Yea I do want a Palio cutter I hear good things about them.


----------



## JustinThyme (Jun 17, 2013)

Looks very nice but the price point I've been seeing is a bit on the steep side. Maybe I'm looking in the wrong places at over $120.


----------



## Hubby (May 28, 2013)

Damn.. That looks awesome! I might have to pick one up! Sexy as hell...


----------



## RWalleyTX (Feb 21, 2012)

Yea it's expensive but for something that you will have for a lifetime and with lifetime warranty you might as well get a finish u really want. I also want a Palio as my backup cutter


----------



## grammworks_adam (Oct 31, 2012)

Have this cutter, love it. I have gone thru a ton of cutters and IMO it cutter better than anyone out there.


----------



## SeanTheEvans (Dec 13, 2013)

JustinThyme said:


> Looks very nice but the price point I've been seeing is a bit on the steep side. Maybe I'm looking in the wrong places at over $120.


Agreed. I have the carbon fiber Xi3, and while more expensive than some, picked it up for under $50. Out of curiosity, is the cost of this model based solely off the "cool black", or is there some value to the materials/procedure used to make it? I know the mammoth bone one is inordinately expensive as well, but then again... you have a mammoth bone cutter.

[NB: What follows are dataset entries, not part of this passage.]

## Use 256-wide N tiles for large GEMMs with producer/consumer register split

Adds a heuristic that picks a 256-column tile instead of the 2-CTA cluster path for large N and K (N>=1024, K>=2048). The cooperative kernel gets a full producer warpgroup so it can use setmaxnreg to move registers from producers to consumers, which hold the doubled accumulator. The epilogue is split into two 128-column halves so existing epilogue code is reused. The aim is more operand reuse per CTA and fewer B loads, at the cost of register pressure, larger smem stages, and coarser tile counts that can leave SMs idle with wave quantization.

Result: faster. 42.51 (median of 6 runs) (+6.2%).

```diff
diff --git a/ape_b200/csrc/gemm_tc.cu b/ape_b200/csrc/gemm_tc.cu
--- a/ape_b200/csrc/gemm_tc.cu
+++ b/ape_b200/csrc/gemm_tc.cu
@@ -10,7 +10,8 @@
 
 constexpr int BM = 128, BK = 64, WG_K = 16;
 constexpr int kConsumerWarps = 8;
-constexpr int kThreads = 32 * kConsumerWarps + 32;
+constexpr int kThreads = 32 * kConsumerWarps + 128;
+constexpr int kProducerRegs = 40, kConsumerRegs = 232;
 
 enum Act { ACT_NONE = 0, ACT_RELU = 1, ACT_GELU = 2, ACT_SWIGLU = 3, ACT_CLAMP = 4 };
 enum Res { RES_NONE = 0, RES_F32 = 1, RES_16 = 2 };
@@ -270,8 +271,9 @@
   pdl_wait();
   if (threadIdx.x == 0) trace_stamp(p, 1);
 
-  if (warp == kConsumerWarps) {
-    if (lane == 0) {
+  if (warp >= kConsumerWarps) {
+    tc::setmaxnreg_dec<kProducerRegs>();
+    if (warp == kConsumerWarps && lane == 0) {
       uint32_t stage = 0, phase = 0;
       int m_blk, n_blk;
       for (int t = 0; tile_at(t, m_blk, n_blk); ++t) {
@@ -299,6 +301,7 @@
     }
     __syncwarp();
   } else {
+    tc::setmaxnreg_inc<kConsumerRegs>();
     const int wg = warp / 4;
     float acc[BN / 2];
 #pragma unroll
@@ -340,9 +343,16 @@
         if (t == 0) trace_stamp(p, 4);
         trace_stamp(p, 5);
       }
-      if constexpr (kArgmax<E>) argmax_epilogue<BN>(p, acc, m_blk, n_blk, wg, lane);
-      else if (!E::rope && p.fast && (m_blk + 1) * BM <= p.M && (n_blk + 1) * BN <= p.N) epilogue<E, TI, BN, true>(p, acc, m_blk, n_blk, wg, lane);
-      else epilogue<E, TI, BN, false>(p, acc, m_blk, n_blk, wg, lane);
+      if constexpr (kArgmax<E>) {
+        argmax_epilogue<BN>(p, acc, m_blk, n_blk, wg, lane);
+      } else {
+#pragma unroll
+        for (int h = 0; h < BN / 128; ++h) {
+          const int nb = n_blk * (BN / 128) + h;
+          if (!E::rope && p.fast && (m_blk + 1) * BM <= p.M && (nb + 1) * 128 <= p.N) epilogue<E, TI, 128, true>(p, acc + 64 * h, m_blk, nb, wg, lane);
+          else epilogue<E, TI, 128, false>(p, acc + 64 * h, m_blk, nb, wg, lane);
+        }
+      }
     }
     if (threadIdx.x == 0) trace_stamp(p, 6);
   }
@@ -351,11 +361,10 @@
   if (threadIdx.x == 0) trace_stamp(p, 7);
 }
 
-constexpr int kPpThreads = 32 * kConsumerWarps + 128;
 constexpr int kOrderBar = 1;
 
 template <typename TI, class E>
-__global__ void __launch_bounds__(kPpThreads, 1)
+__global__ void __launch_bounds__(kThreads, 1)
 gemm_pp_kernel(const __grid_constant__ CUtensorMap map_a, const __grid_constant__ CUtensorMap map_b, const GemmParams p) {
   constexpr int BN = 128, STAGES = 6;
   extern __shared__ uint8_t smem_raw[];
@@ -393,7 +402,7 @@
   if (threadIdx.x == 0) trace_stamp(p, 1);
 
   if (warp >= kConsumerWarps) {
-    tc::setmaxnreg_dec<40>();
+    tc::setmaxnreg_dec<kProducerRegs>();
     if (warp == kConsumerWarps && lane == 0) {
       uint32_t stage = 0, phase = 0;
       int m_blk, n_blk;
@@ -409,7 +418,7 @@
     }
     __syncwarp();
   } else {
-    tc::setmaxnreg_inc<232>();
+    tc::setmaxnreg_inc<kConsumerRegs>();
     const int wg = warp / 4;
     float acc[BN];
 #pragma unroll
@@ -472,9 +481,10 @@
 }
 
 constexpr int BK8 = 128;
+constexpr int kFp8Threads = 32 * kConsumerWarps + 32;
 
 template <typename TO, class E>
-__global__ void __launch_bounds__(kThreads, 1)
+__global__ void __launch_bounds__(kFp8Threads, 1)
 gemm_fp8_kernel(const __grid_constant__ CUtensorMap map_a, const __grid_constant__ CUtensorMap map_b, const GemmParams p,
                 const float *__restrict__ a_scale, const float *__restrict__ w_scale) {
   constexpr int BN = 128, STAGES = 6;
@@ -632,7 +642,7 @@
   p.band = std::min(m_groups, (clusters + p.n_blocks - 1) / p.n_blocks);
   cudaLaunchConfig_t cfg{};
   cfg.gridDim = dim3((unsigned)(clusters * CL));
-  cfg.blockDim = dim3(PP ? kPpThreads : kThreads);
+  cfg.blockDim = dim3(kThreads);
   cfg.dynamicSmemBytes = smem;
   cfg.stream = st;
   cudaLaunchAttribute attr[2];
@@ -694,6 +704,8 @@
 
 bool use_pingpong(int tiles) { return tiles >= 2 * num_sms(); }
 
+bool use_wide(int N, int K) { return N >= 1024 && K >= 2048; }
+
 template <typename TO, class E>
 int launch_fp8(const CUtensorMap &ma, const CUtensorMap &mb, GemmParams &p, const float *a_scale, const float *w_scale,
                cudaStream_t st) {
@@ -710,7 +722,7 @@
   const int tiles = p.m_blocks * p.n_blocks;
   const int ctas = std::min(tiles, num_sms());
   p.band = std::min(p.m_blocks, (ctas + p.n_blocks - 1) / p.n_blocks);
-  APE_LAUNCH(k, ctas, kThreads, smem, st, ma, mb, p, a_scale, w_scale);
+  APE_LAUNCH(k, ctas, kFp8Threads, smem, st, ma, mb, p, a_scale, w_scale);
   return check_launch("gemm_fp8_kernel");
 }
 
@@ -763,15 +775,16 @@
     return fail(APE_ERR_INVALID_ARG, "gemm: A/W base and row pitch must be 16-byte aligned (TMA)");
   if (lda < K || ldw < K) return fail(APE_ERR_INVALID_ARG, "gemm: row pitch smaller than K");
   if (act == ACT_SWIGLU && ((N & 1) || residual)) return fail(APE_ERR_INVALID_ARG, "gemm: swiglu needs even N, no residual");
-  const int bn = (tile_n & 0xfff) > 0 ? (tile_n & 0xfff) : 128;
+  const bool force_pp = (tile_n & 0x8000) != 0, force_coop = (tile_n & 0x10000) != 0;
+  const int m_blocks = (M + BM - 1) / BM;
+  const bool wide = (tile_n & 0xfff) == 0 && !force_pp && !force_coop && use_wide(N, K);
+  const int bn = (tile_n & 0xfff) > 0 ? (tile_n & 0xfff) : wide ? 256 : 128;
   if (bn != 128 && bn != 256) return fail(APE_ERR_INVALID_ARG, "gemm: tile_n must be 128 or 256");
   if (tile_n & 0x2000) return fail(APE_ERR_UNSUPPORTED, "gemm: tile_n flag 0x2000 (CTA-pair MMA) is not available on sm_90a");
   cudaStream_t st = reinterpret_cast<cudaStream_t>(stream);
-  const bool force_pp = (tile_n & 0x8000) != 0, force_coop = (tile_n & 0x10000) != 0;
   if (force_pp && (force_coop || bn != 128 || (tile_n & 0x4000)))
     return fail(APE_ERR_INVALID_ARG, "gemm: tile_n flag 0x8000 (ping-pong) needs tile width 128, no cluster and no 0x10000");
-  const int m_blocks = (M + BM - 1) / BM;
-  const bool cluster = m_blocks >= 2 && !force_pp && (tile_n & 0x1000) == 0 && ((tile_n & 0x4000) != 0 || K >= 2048);
+  const bool cluster = m_blocks >= 2 && !force_pp && (tile_n & 0x1000) == 0 && ((tile_n & 0x4000) != 0 || (!wide && K >= 2048));
   const bool pp = !cluster && bn == 128 && !force_coop && (force_pp || use_pingpong(m_blocks * ((N + bn - 1) / bn)));
   CUtensorMap ma, mb;
   if (int rc = make_map(&ma, A, in_dtype, M, K, lda, BM)) return rc;
```
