static size_t rs_ws_bytes(const RsDims& s) {
    size_t w = 0;
    auto g = [&](int M, int N, int K, int nz) { w = std::max(w, gemm_workspace_bytes(s.dt, M, N, K, nz, 0)); };
    g(s.Mq, s.inner, s.D, 1); g(s.Mkv, s.inner, s.D, 2); g(s.Mq, s.D, s.inner, 1); g(s.Mq, s.ffi, s.D, 1); g(s.Mq, s.D, s.ffi, 1);
    for (int nz = 1; nz <= 4; nz++) {
        g(s.D, s.ffi, s.Mq, nz); g(s.ffi, s.D, s.Mq, nz); g(s.D, s.inner, s.Mq, nz); g(s.inner, s.D, s.Mq, nz); g(s.inner, s.D, s.Mkv, nz);
    }
    g(s.Mkv, s.D, s.inner, 1);
    w = std::max(w, layernorm_bwd_workspace(s.Mf, s.D));
    w = std::max(w, layernorm_bwd_workspace(s.Mq, s.D));
    w = std::max(w, rows_reduce_workspace(s.Mq, s.D, s.q, 1));
    w = std::max(w, rows_reduce_workspace(s.Mf, s.D, s.F, s.v));
    return align_up(w) + align_up(s.attn_ws);
}
struct RsChain {
    void *ws, *dxn, *dO, *dkv, *dln;
    size_t ws_bytes, gws;
    float* attn_ws;
};
struct RsLayerGrads {
    void *dx_mid, *dH, *dQs, *dK, *dV;
};
static void rs_take_ws(const RsDims& s, Arena& a, RsChain& c) {
    c.ws_bytes = rs_ws_bytes(s);
    c.ws = a.take(c.ws_bytes);
    c.gws = c.ws_bytes - align_up(s.attn_ws);
    c.attn_ws = c.ws ? (float*)((char*)c.ws + c.gws) : nullptr;
}
static void rs_take_chain(const RsDims& s, Arena& a, RsChain& c) {
    c.dxn = a.take((size_t)s.Mq * s.D * s.es);
    c.dO = a.take((size_t)s.Mq * s.inner * s.es);
    c.dkv = a.take((size_t)s.Mkv * s.D * s.es);
    c.dln = a.take((size_t)s.Mq * s.D * s.es);
}
static void rs_take_layer_grads(const RsDims& s, Arena& a, RsLayerGrads& g) {
    g.dx_mid = a.take((size_t)s.Mq * s.D * s.es);
    g.dH = a.take((size_t)s.Mq * s.ffi * s.es);
    g.dQs = a.take((size_t)s.Mq * s.inner * s.es);
    g.dK = a.take((size_t)s.Mkv * s.inner * s.es);
    g.dV = a.take((size_t)s.Mkv * s.inner * s.es);
}
static void rs_take_ln_partials(const RsDims& s, Arena& a, bool deferrable, float** lnp) {
    for (int i = 0; i < 3; i++) lnp[i] = deferrable ? a.take<float>(layernorm_bwd_partial_bytes(i == 2 ? s.Mf : s.Mq, s.D)) : nullptr;
}

struct RsScratch {
    RsChain c;
    void *dx0, *dxf;
    void* dx_out[kMaxDepth];
    RsLayerGrads L[kMaxDepth];
    float* lnp[3 * kMaxDepth + 1];
};
static size_t rs_scratch_layout(const RsDims& s, void* base, size_t cap, bool bwd, RsScratch& o) {
    Arena a(base, cap);
    rs_take_ws(s, a, o.c);
    if (bwd) {
        o.dx0 = a.take((size_t)s.Mq * s.D * s.es);
        rs_take_chain(s, a, o.c);
        o.dxf = a.take((size_t)s.Mf * s.D * s.es);
        for (int l = 0; l < s.depth; l++) {
            o.dx_out[l] = a.take((size_t)s.Mq * s.D * s.es);
            rs_take_layer_grads(s, a, o.L[l]);
        }
        static const int defer_ln = dbg_switch("FF_DEFER_LN", 1);
        const bool lnd = defer_ln != 0 && layernorm_bwd_deferrable(s.dt, s.D);
        for (int l = 0; l < s.depth; l++) rs_take_ln_partials(s, a, lnd, o.lnp + 3 * l);
        o.lnp[3 * s.depth] = lnd ? a.take<float>(layernorm_bwd_partial_bytes(s.Mq, s.D)) : nullptr;
    }
    return align_up(a.used);
}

Is this one $50 extra over the normal Carbon Fiber one because of the color alone???

Note: This doesn't take away from the "cool cutter" factor, I still stand by my original comment


----------



## ckay (May 10, 2010)

Atlantic Cigar has these for $79.99. Just ask to be notified when in stock. I was waiting for a week before I was notified and they only had one in stock.


----------



## Indy-hp (Feb 22, 2014)

Very nice!!

Is the sheath really stingray? Looks like it. Even more cool if so.


----------



## Don Fernando (Jan 1, 2000)

Great Cutter....


----------